Hagerman watermelon is wrapping up another successful season, we visited with the farm manager and partner Shawn Scoresby:

“Starting out in the spring we mark out our fields we actually plant wheat strips between each row for wind protection,” said Scoresby.

“Come harvest time we will get a seal out of some of those practices and we have a crew that goes through and cuts them, decides which watermelon is ripe and ready to go, they’ll roll them over that makes it easier for the next crew to identify. And as they come through we pick them up and put them on the conveyer belt we have, it does most the work for them, loads them up in the trailer. We then pull them off and pack them into trailers,” added Scoresby.

From the field, the melons make it back to the sorting yard.

“Then we bring them back here to our yard where they are unloaded again by hand onto the conveyor sorting system that weighs them and sorts them according to sizes. We pack them into bins according to size out there,” according to Scoresby.

The melons are stored until shipment, often just hours out of the field.

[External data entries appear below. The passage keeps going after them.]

+    int cur = 0;
+    auto chunk_begin = [&](int next) {
+        stage_load(next);
+        __builtin_amdgcn_sched_barrier(0);
+    };
+    auto chunk_end = [&]() {
+        stage_write(cur ^ 1);
+        __syncthreads();
+        cur ^= 1;
+    };
+    auto xn_tile = [&](int tt, int T, u32x2 (&o)[2]) {
+        const char* wb = smem + CF::W_OFF + cur * CF::BUF + tt * CF::TILE_B + lane * 16;
+        f32x4 t[2] = {(f32x4){0.f, 0.f, 0.f, 0.f}, (f32x4){0.f, 0.f, 0.f, 0.f}};
+#pragma unroll
+        for (int ks = 0; ks < NK; ++ks) {
+            const op16x8 w = *reinterpret_cast<const op16x8*>(wb + ks * 1024);
+#pragma unroll
+            for (int i = 0; i < 2; ++i) t[i] = MFMA_16x16x32(w, xn[i][ks], t[i], 0, 0, 0);
+        }
+        const f32x4 b = *reinterpret_cast<const f32x4*>(bs + T * 16 + fg * 4);
+#pragma unroll
+        for (int i = 0; i < 2; ++i) {
+            o[i][0] = pack_op16(t[i][0] + b[0], t[i][1] + b[1]);
+            o[i][1] = pack_op16(t[i][2] + b[2], t[i][3] + b[3]);
+        }
+    };
+
+    stage_load(0);
+    load_xn(tile_of(tl));
+    stage_write(0);
+    __syncthreads();
+    char* const kimg = smem + CF::K_OFF + win * CF::K_WIN;
+    char* const vimg = smem + CF::V_OFF + win * CF::V_WIN;
+    for (; tl < tiles; tl += gridDim.x) {
+        const int m0 = tile_of(tl) * R;
+        u32x2 att[2][NK][2];
+#pragma unroll
+        for (int h = 0; h < 2; ++h) {
+            const int ch0 = h * 6, T0 = h * 18;
+            u32x2 qh[2][6];
+#pragma unroll
+            for (int c = 0; c < 2; ++c) {
+                chunk_begin(ch0 + c + 1);
+#pragma unroll
+                for (int tt = 0; tt < 3; ++tt) {
+                    u32x2 o[2];
+                    xn_tile(tt, T0 + c * 3 + tt, o);
+                    qh[0][c * 3 + tt] = o[0]; qh[1][c * 3 + tt] = o[1];
+                }
+                chunk_end();
+            }
+#pragma unroll 1
+            for (int c = 0; c < 2; ++c) {
+                chunk_begin(ch0 + 2 + c + 1);
+#pragma unroll
+                for (int tt = 0; tt < 3; ++tt) {
+                    const int t6 = c * 3 + tt;
+                    u32x2 o[2];
+                    xn_tile(tt, T0 + 6 + t6, o);
+#pragma unroll
+                    for (int i = 0; i < 2; ++i)
+                        *reinterpret_cast<u32x2*>(kimg + ((half * 2 + i) * 3 + (t6 >> 1)) * 1024 + lane * 16 + (t6 & 1) * 8) = o[i];
+                }
+                chunk_end();
+            }
+#pragma unroll 1
+            for (int c = 0; c < 2; ++c) {
+                const int nx = ch0 + 4 + c + 1;
+                chunk_begin(nx);
+#pragma unroll
+                for (int tt = 0; tt < 3; ++tt) {
+                    const int t6 = c * 3 + tt;
+                    u32x2 o[2];
+                    xn_tile(tt, T0 + 12 + t6, o);
+#pragma unroll
+                    for (int i = 0; i < 2; ++i)
+                        *reinterpret_cast<u32x2*>(vimg + (half * 32 + i * 16 + fi) * VS + (16 * t6 + 4 * fg) * 2) = o[i];
+                }
+                chunk_end();
+            }
+            f32x4 s[2][4];
+#pragma unroll
+            for (int kt = 0; kt < 4; ++kt) {
+                op16x8 kf[3];
+#pragma unroll
+                for (int c = 0; c < 3; ++c) kf[c] = *reinterpret_cast<const op16x8*>(kimg + (kt * 3 + c) * 1024 + lane * 16);
+#pragma unroll
+                for (int i = 0; i < 2; ++i) {
+                    s[i][kt] = (f32x4){0.f, 0.f, 0.f, 0.f};
+#pragma unroll
+                    for (int c = 0; c < 3; ++c) {
+                        const u32x4 qu = {qh[i][2 * c][0], qh[i][2 * c][1], qh[i][2 * c + 1][0], qh[i][2 * c + 1][1]};
+                        s[i][kt] = MFMA_16x16x32(kf[c], __builtin_bit_cast(op16x8, qu), s[i][kt], 0, 0, 0);
+                    }
+                }
+            }
+            const float sc = CF::SCALE;
+            float inv[2];
+            op16x8 pf[2][2];
+#pragma unroll
+            for (int i = 0; i < 2; ++i) {
+                float mx = -3.0e38f;
+#pragma unroll
+                for (int kt = 0; kt < 4; ++kt)
+#pragma unroll
+                    for (int r = 0; r < 4; ++r) mx = fmaxf(mx, s[i][kt][r]);
+                mx = xor32_max(xor16_max(mx));
+                const float nmx = -mx * sc;
+                float sum = 0.f;
+#pragma unroll
+                for (int kt = 0; kt < 4; ++kt)
+#pragma unroll
+                    for (int r = 0; r < 4; ++r) {
+                        const float e = __builtin_amdgcn_exp2f(fmaf(s[i][kt][r], sc, nmx));
+                        s[i][kt][r] = e;
+                        sum += e;
+                    }
+                sum = xor32_sum(xor16_sum(sum));
+                inv[i] = __builtin_amdgcn_rcpf(sum);
+#pragma unroll
+                for (int ks = 0; ks < 2; ++ks) {
+                    const u32x4 pu = {pack_op16(s[i][2 * ks][0], s[i][2 * ks][1]), pack_op16(s[i][2 * ks][2], s[i][2 * ks][3]),
+                                      pack_op16(s[i][2 * ks + 1][0], s[i][2 * ks + 1][1]), pack_op16(s[i][2 * ks + 1][2], s[i][2 * ks + 1][3])};
+                    pf[i][ks] = __builtin_bit_cast(op16x8, pu);
+                }
+            }
+#pragma unroll
+            for (int T = 0; T < 6; ++T) {
+                f32x4 o[2] = {(f32x4){0.f, 0.f, 0.f, 0.f}, (f32x4){0.f, 0.f, 0.f, 0.f}};
+#pragma unroll
+                for (int ks = 0; ks < 2; ++ks) {
+                    const char* base = vimg + (32 * ks + 4 * fg + (fi >> 2)) * VS + (16 * T + 4 * (fi & 3)) * 2;
+                    const s16x4 lo = __builtin_amdgcn_ds_read_tr16_b64_v4i16((lds_s16x4_ptr_a)(base));
+                    const s16x4 hi = __builtin_amdgcn_ds_read_tr16_b64_v4i16((lds_s16x4_ptr_a)(base + 16 * VS));
+                    const op16x8 vf = __builtin_shufflevector(__builtin_bit_cast(op16x4, lo), __builtin_bit_cast(op16x4, hi), 0, 1, 2, 3, 4, 5, 6, 7);
+#pragma unroll
+                    for (int i = 0; i < 2; ++i) o[i] = MFMA_16x16x32(vf, pf[i][ks], o[i], 0, 0, 0);
+                }
+                const int ksp = 2 * h + (T >> 1), j = T & 1;
+#pragma unroll
+                for (int i = 0; i < 2; ++i) {
+                    u32x2 a;
+                    a[0] = pack_op16(o[i][0] * inv[i], o[i][1] * inv[i]);
+                    a[1] = pack_op16(o[i][2] * inv[i], o[i][3] * inv[i]);
+                    if (h == 1 && ksp == 2) {
+                        a[0] = fg == 0 ? att[i][ksp][j][0] : a[0];
+                        a[1] = fg == 0 ? att[i][ksp][j][1] : a[1];
+                    }
+                    att[i][ksp][j] = a;
+                }
+            }
+        }
+        f32x4 acc[2][9];
+#pragma unroll
+        for (int i = 0; i < 2; ++i)
+#pragma unroll
+            for (int j = 0; j < 9; ++j) acc[i][j] = (f32x4){0.f, 0.f, 0.f, 0.f};
+        op16x8 af[2][NK];
+#pragma unroll
+        for (int i = 0; i < 2; ++i)
+#pragma unroll
+            for (int ks = 0; ks < NK; ++ks) {
+                const u32x4 au = {att[i][ks][0][0], att[i][ks][0][1], att[i][ks][1][0], att[i][ks][1][1]};
+                af[i][ks] = __builtin_bit_cast(op16x8, au);
+            }
+#pragma unroll
+        for (int c = 0; c < 3; ++c) {
+            chunk_begin(c == 2 ? 0 : 12 + c + 1);
+#pragma unroll
+            for (int tt = 0; tt < 3; ++tt) {
+                const char* wb = smem + CF::W_OFF + cur * CF::BUF + tt * CF::TILE_B + lane * 16;
+#pragma unroll
+                for (int ks = 0; ks < NK; ++ks) {
+                    const op16x8 w = *reinterpret_cast<const op16x8*>(wb + ks * 1024);
+#pragma unroll
+                    for (int i = 0; i < 2; ++i) acc[i][c * 3 + tt] = MFMA_16x16x32(w, af[i][ks], acc[i][c * 3 + tt], 0, 0, 0);
+                }
+            }
+            chunk_end();
+        }
+        rowln_epilogue<2, 1, R>(p, acc, m0, wave, 0, wave, lane, static_cast<float*>(nullptr), smem + CF::SCR_OFF, [&] {
+            load_xn(tile_of(tl + (int)gridDim.x < tiles ? tl + (int)gridDim.x : tl));
+        });
+    }
+}
+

“We use the H2A program to help with the labor, under that program we have 16 workers. We have just over 30 workers to bring in the harvest overall,” says Scoresby, “most of our staff comes in sits about one day and goes out the next day,” he says.

Some of the melons are shipped immediately and make their way through distribution channels according to Scoresby.

“At the distribution center, they rarely sit longer than a couple of days before they make it out to the stores. But the time the stores have them for a few days, the consumer picks up a fresh melon, and the quicker we can get them out, the product is much better,” said Scoresby.